Ia juga mengaku helikopter tersebut disewa dengan biaya sendiri. "Semua saya kerjakan untuk kemudahan tugas saya dan bukan untuk kemewahan. Gaji saya cukup untuk itu membayar sewa heli dan ini bukan hidup mewah, semua biaya saya bayar sendiri," katanya lagi.

Ketua KPK, Firli Bahuri. ANTARA FOTO/Nova Wahyudi
Ketua KPK, Firli Bahuri. ANTARA FOTO/Nova Wahyudi

Lebih lanjut, ia pun memastikan akan menghadiri agenda sidang oleh Dewas KPK tersebut.

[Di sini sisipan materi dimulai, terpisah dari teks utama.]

+    pdl_launch_named(e, "k_pose_mats", k_pose_mats, blocks_for(F, 64), 64, 0, F, e->cam, e->Rt.p);
+    pdl_launch_named(e, "k_frame_pose", k_frame_pose, blocks_for(F, 64), 64, 0, F, e->cam, e->pose_ctx.p);
     int32_t n_active = 0;
     double hc9[9];
+    Timer t_drain(e->timing, e->stream, "drain_select", 1);
     CK(cudaMemcpyAsync(&n_active, e->scan_total.p, sizeof(int32_t), cudaMemcpyDeviceToHost, st));
     CK(cudaMemcpyAsync(hc9, e->cam + 6 * static_cast<size_t>(F), 9 * sizeof(double), cudaMemcpyDeviceToHost, st));
     sync();
+    t_drain.stop();
     e->n_active = n_active;
+    if (!multi && n_active == 0) CK(cudaMemsetAsync(e->site(SITE_BUILD).out, 0, 3 * sizeof(double), st));
     const int stride = (n_active + 63) & ~63;
     e->stride = stride;
     const size_t S = static_cast<size_t>(K) * stride;
@@ -653,23 +672,26 @@
             Timer kt(e->timing, e->stream, "k_eg_accum", 1);
             pdl_launch(e, k_eg_accum, blocks_for(static_cast<size_t>(n_active)), kThreads, smem, g, rows, F, e->v_bgd.p, e->v_cgd.p, e->cam_accd.p, e->site(SITE_BUILD));
         }
-        pdl_launch(e, k_acc_to_float, blocks_for(std::max(U, static_cast<size_t>(lay.size()))), kThreads, 0, static_cast<int64_t>(U), lay.size(),
+        if (multi) pdl_launch_named(e, "k_acc_to_float", k_acc_to_float, blocks_for(std::max(U, static_cast<size_t>(lay.size()))), kThreads, 0, static_cast<int64_t>(U), lay.size(),
                    e->v_bgd.p, e->v_cgd.p, e->cam_accd.p, e->v_bg.p, e->v_cg.p, e->cam_acc.p);
     }
     const RegView rv = reg_view(e, P);
-    pdl_launch(e, k_reg_build, blocks_for(static_cast<size_t>((sh.loc_end - sh.loc_begin + 3) / 4)), kThreads, 0, g, rv, sh, e->site(SITE_REG));
+    pdl_launch_named(e, "k_reg_build", k_reg_build, blocks_for(static_cast<size_t>((sh.loc_end - sh.loc_begin + 3) / 4)), kThreads, 0, g, rv, sh, e->site(SITE_REG));
+    if (multi)
     {
         const double na = static_cast<double>(n_active);
+        Timer kt(e->timing, e->stream, "h2d_na", 1);
         CK(cudaMemcpyAsync(e->site(SITE_BUILD).out + 3, &na, sizeof(double), cudaMemcpyHostToDevice, st));
     }
     if (multi) exchange(e, e->v_bg.p, e->v_cg.p, e->cam_acc.p, lay.size(), e->red_out.p, 2 * kSiteVals, 0);
-    pdl_launch(e, k_type_weights, 1, 32, 0, e->iter_dev.p, e->site(SITE_BUILD).out, e->site(SITE_REG).out, P, n, e->type_w.p);
-    if (S > 0) pdl_launch(e, k_row_weights, blocks_for(S), kThreads, 0, rows, e->type_w.p);
+    pdl_launch_named(e, "k_type_weights", k_type_weights, 1, 32, 0, e->iter_dev.p, e->site(SITE_BUILD).out, e->site(SITE_REG).out, P, n, e->type_w.p);
+    if (S > 0) pdl_launch_named(e, "k_row_weights", k_row_weights, blocks_for(S), kThreads, 0, rows, e->type_w.p);
     SolveVecs sv = solve_vecs(e);
-    pdl_launch(e, k_finish_problem, blocks_for(static_cast<size_t>((hc + 3) / 4)), kThreads, 0, g, rv, sv, sh, hc, e->type_w.p, e->cam_acc.p, P.fix_poses, P.fix_intrinsics,
-                                                                              P.fix_distortion, P.gradient_tolerance, e->site(SITE_FINISH), e->cam);
+    pdl_launch_named(e, "k_finish_problem", k_finish_problem, blocks_for(std::max(static_cast<size_t>((hc + 3) / 4), static_cast<size_t>(lay.size()))), kThreads, 0,
+                     g, rv, sv, sh, hc, e->type_w.p, e->cam_acc.p, multi ? no_acc : acc, P.fix_poses, P.fix_intrinsics, P.fix_distortion, P.gradient_tolerance,
+                     e->site(SITE_FINISH), e->cam);
     allreduce_scalars(e, e->site(SITE_FINISH).out, 3, -1, 0);
-    pdl_launch(e, k_iter_finish, 1, 32, 0, e->iter_dev.p, e->site(SITE_FINISH).out, P);
+    pdl_launch_named(e, "k_iter_finish", k_iter_finish, 1, 32, 0, e->iter_dev.p, e->site(SITE_FINISH).out, P);
     t_build.stop();
     e->have_iter = true;
     if (P.build_only)
@@ -733,27 +755,31 @@
     };
     auto enqueue_decision = [&]() {
         Timer t_cand(e->timing, e->stream, "candidate");
-        CK(cudaMemsetAsync(e->red_out.p + SITE_CAND * kSiteVals, 0, 3 * kSiteVals * sizeof(double), st));
-        pdl_launch(e, k_candidate, vec_blocks, kThreads, 0, g, sv, sh, hc, 0, e->cam, e->c_sdf, e->c_alb, e->c_cam, e->v_delta.p, e->ctl.p, e->site(SITE_CAND));
+        if (multi || n_active == 0)
+        {
+            Timer kt(e->timing, e->stream, "memset_cand", 1);
+            CK(cudaMemsetAsync(e->red_out.p + SITE_CAND * kSiteVals, 0, 3 * kSiteVals * sizeof(double), st));
+        }
+        pdl_launch_named(e, "k_candidate", k_candidate, vec_blocks, kThreads, 0, g, sv, sh, hc, 0, e->cam, e->c_sdf, e->c_alb, e->c_cam, e->v_delta.p, e->ctl.p, e->site(SITE_CAND));
         GridView gc = e->grid_view(e->c_sdf, e->c_alb);
-        pdl_launch(e, k_frame_pose, blocks_for(F, 64), 64, 0, F, e->c_cam, e->pose_ctx_c.p);
+        pdl_launch_named(e, "k_frame_pose_cand", k_frame_pose, blocks_for(F, 64), 64, 0, F, e->c_cam, e->pose_ctx_c.p);
         CamView cvc{e->c_cam, e->pose_ctx_c.p, F};
         if (n_active > 0)
         {
             Timer kt(e->timing, e->stream, "k_eg_cost");
             launch_eg_rows<ROWS_COST>(e, gc, cvc, rows, nullptr, nullptr);
         }
-        pdl_launch(e, k_reg_cost, blocks_for(static_cast<size_t>(own)), kThreads, 0, gc, rv, sh, e->c_sdf, e->c_alb, e->site(SITE_REG_COST));
+        pdl_launch_named(e, "k_reg_cost", k_reg_cost, blocks_for(static_cast<size_t>(own)), kThreads, 0, gc, rv, sh, e->c_sdf, e->c_alb, e->site(SITE_REG_COST));
         if (multi) allreduce_scalars(e, e->red_out.p + SITE_CAND * kSiteVals, 3 * kSiteVals, -1, 0);
-        pdl_launch(e, k_lm_decide, 1, 32, 0, e->iter_dev.p, e->ctl.p, e->fail_flag.p, e->site(SITE_CAND).out, e->site(SITE_EG_COST).out,
+        pdl_launch_named(e, "k_lm_decide", k_lm_decide, 1, 32, 0, e->iter_dev.p, e->ctl.p, e->fail_flag.p, e->site(SITE_CAND).out, e->site(SITE_EG_COST).out,
                                       e->site(SITE_REG_COST).out, e->type_w.p, P);
     };
     IterDev h{};
     for (int it = 1; it <= P.lm_steps; ++it)
     {
         Timer t_pcg(e->timing, e->stream, "pcg");
-        pdl_launch(e, k_lm_begin, 1, 32, 0, e->iter_dev.p, e->ctl.p, e->fail_flag.p, P);
-        pdl_launch(e, k_cam_precond, blocks_for(static_cast<size_t>(F) + 2, 64), 64, 0, sv, e->cam_acc.p, e->type_w.p, e->ctl.p, dmin, dmax, e->minv.p, e->fail_flag.p);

“Saya ini orang kerja, prinsipnya saya tetap kerja saja. Saya akan hadiri karena sidang ini kegiatan yang dilakukan sebagai wujud amanat undang-undang. Mekanisme ini pun merupakan kegiatan untuk klarifikasi dan menjelaskan secara detail objek permasalahannya. Saya sangat menghargai proses ini," kata Firli.

Ia juga menjelaskan saat ini lembaganya tengah mempersiapkan agenda pencanangan Aksi Nasional Pencegahan Korupsi (ANPK) yang akan digelar Rabu (26/8).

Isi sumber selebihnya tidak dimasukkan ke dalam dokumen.